Secondly, in the material before the Board, the exclusion portions of the proposed bargaining units may also require some further consideration, so as not to exclude from all units, individuals who are nevertheless "employees" under the Labour Relations Act. It is difficult to determine the individuals' duties and responsibilities from their job titles. However, it is not evident that they all exercise managerial functions within the meaning of section 1(3) of the Labour Relations Act, nor is it evident that they would be regularly and materially involved in labour relations matters, so as to be "employed" in a confidential capacity pursuant to section 1(3) of the Labour Relations Act. And, of course, it makes no sense (at least in the absence of the agreement of the parties) to have pockets of non-union, non-managerial employees. On the other hand, as I observed at the consultation, the numbers are not great, so that this particular piece of "tidying up" need not necessarily delay any representation votes. Like the perimeter between the two units, this is something upon which the parties should now be able to agree, or agree to put aside until the City's reorganization is closer to completion.
I am also troubled that the City is not in compliance with its minimum staffing/complement obligations under the main CUPE collective agreement. No order in respect of that default is necessary now. It suffices to say that this problem should be rectified if possible prior to the taking of any vote. In my view, CUPE should not be disadvantaged because of the City's non-compliance with its collective bargaining obligations; moreover, it is worth noting that the validity of any vote might be thrown into doubt if a union's margin of success were smaller than the number of disputed voters or ballots. That outcome is not in anyone's interest.

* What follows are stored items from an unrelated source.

int enqueue_tree(nbmi_sim *s, const BuildRequest &req = {}) {
    if (s->owner) {
        nbmi::set_error("this handle is in owner mode: use the nbmi_owner_* calls");
        return NBMI_ERR_ARG;
    }
    const DtScope dt_scope(s, req.step_dt);
    const bool timed = req.timing != BuildTiming::kNone;
    if (req.timing == BuildTiming::kAll) NBMI_HIP_CHECK(hipEventRecord(s->ev[0], s->stream));
    if (int rc = enqueue_maxabs(s)) return rc;
    const bool lean = s->keys_lean && req.step_dt > 0.0 && !req.aux && s->multipole != NBMI_MULTIPOLE_QUADRUPOLE;
    if (int rc = enqueue_local_sort(s, SortRequest{timed, lean})) return rc;
    if (int rc = enqueue_global_tree(s, req.aux, req.diag_rows)) return rc;
    if (timed) NBMI_HIP_CHECK(hipEventRecord(s->ev[3], s->stream));
// ... 303 lines not shown
    if (s->ev_info) (void)hipEventDestroy(s->ev_info);
    if (s->h_info) (void)hipHostFree(s->h_info);
    if (s->stream) (void)hipStreamDestroy(s->stream);
    delete s;
}

static const char *multipole_refusal(const nbmi_sim *s) {
    if (s->method != NBMI_METHOD_BARNES_HUT) return "direct N^2 handles have no cells";
    if (s->owner) return "owner-mode handles are not supported (the exchanged tree rows carry no second moments)";
    if (s->shard_begin != 0 || s->shard_end != s->n) return "sharded handles are not supported (the exchange rows carry no second moments)";
    return nullptr;
}

static void read_env_knobs(nbmi_sim *s) {
    if (const char *e = getenv("NBMI_XCD_CHUNK")) s->xcd_chunk = atoi(e);
    if (const char *e = getenv("NBMI_XCD_BALANCE")) s->xcd_balance = atoi(e);
    if (const char *e = getenv("NBMI_SPLIT_WAVES")) s->split_max_waves = atoll(e);
    if (const char *e = getenv("NBMI_WALK_PAIR")) s->walk_pair = atoi(e);
    if (const char *e = getenv("NBMI_FUSE_MAXABS")) s->fuse_maxabs = atoi(e) != 0;
    if (const char *e = getenv("NBMI_HILBERT")) s->hilbert = atoi(e) != 0;
    if (const char *e = getenv("NBMI_SORT_PACKED")) s->sort_packed = atoi(e) != 0;
    if (const char *e = getenv("NBMI_SORT_DIGIT_BITS")) s->sort_cfg.digit_bits = atoi(e);
    if (const char *e = getenv("NBMI_SORT_THREADS")) s->sort_cfg.threads = atoi(e);
    if (const char *e = getenv("NBMI_SORT_FUSED_HIST")) s->sort_fused_hist = atoi(e) != 0 ? 1 : 0;
    if (const char *e = getenv("NBMI_KEYS_LEAN")) s->keys_lean = atoi(e) != 0;
    if (const char *e = getenv("NBMI_PAIRS_CELLS")) s->pair_cells = atoi(e) != 0;
    if (const char *e = getenv("NBMI_FORCE_PREC")) {
        const int v = atoi(e);
        if (v >= 0 && v <= 2) s->force_prec = v;
    }
    if (const char *e = getenv("NBMI_PREC_TAU")) s->prec_tau = atof(e);
    if (const char *e = getenv("NBMI_MULTIPOLE")) {
        if (!strcmp(e, "quadrupole") || !strcmp(e, "1")) s->multipole_env = NBMI_MULTIPOLE_QUADRUPOLE;
    }
    if (const char *e = getenv("NBMI_ALL64_ENTER")) s->all64_enter_pm = (int)(1000.0 * atof(e) + 0.5);
    if (const char *e = getenv("NBMI_ALL64_LEAVE")) s->all64_leave_pm = (int)(1000.0 * atof(e) + 0.5);
    if (const char *e = getenv("NBMI_SORT_BITS")) {
        const int b = atoi(e);
        if (b >= 8 && b <= 63) s->sort_bits = b;
    }
    if (const char *e = getenv("NBMI_WALK_BLOCK")) {
        const int b = atoi(e);
        if (b == 64 || b == 128 || b == 256) s->walk_block = b;
    }
}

The parties will have a further 21 days to meet with Board Officer Hunt with a view to finalizing the two bargaining-unit descriptions. I reiterate: I recognize the parties' desire for finality in a fluid situation. However, it appears to me that the parties should be given a further opportunity to settle their remaining differences between themselves.
Finally, having considered Ms. Farson's argument, I am not persuaded that there is any basis for an "interim order" respecting the seniority rights of the current "non-union" employees, who will eventually find themselves in a bargaining unit. The suggestion that they should be given seniority rights now in respect of whatever unit they will eventually join (i.e. after a final section 22 order is made) may have some equitable force. But, in my view, an order of that kind would be both inconsistent with the general scheme of the Act, and undesirable on labour relations grounds - especially given the rights of other employees, now covered by collective agreements. There is no reason why non-union employees should have broader mobility rights than those employees situated in existing units, and the implementation of such a scheme is fraught with practical difficulties.
The Board will remain seized with respect to all outstanding issues, and will schedule a further consultation if that appears to be necessary.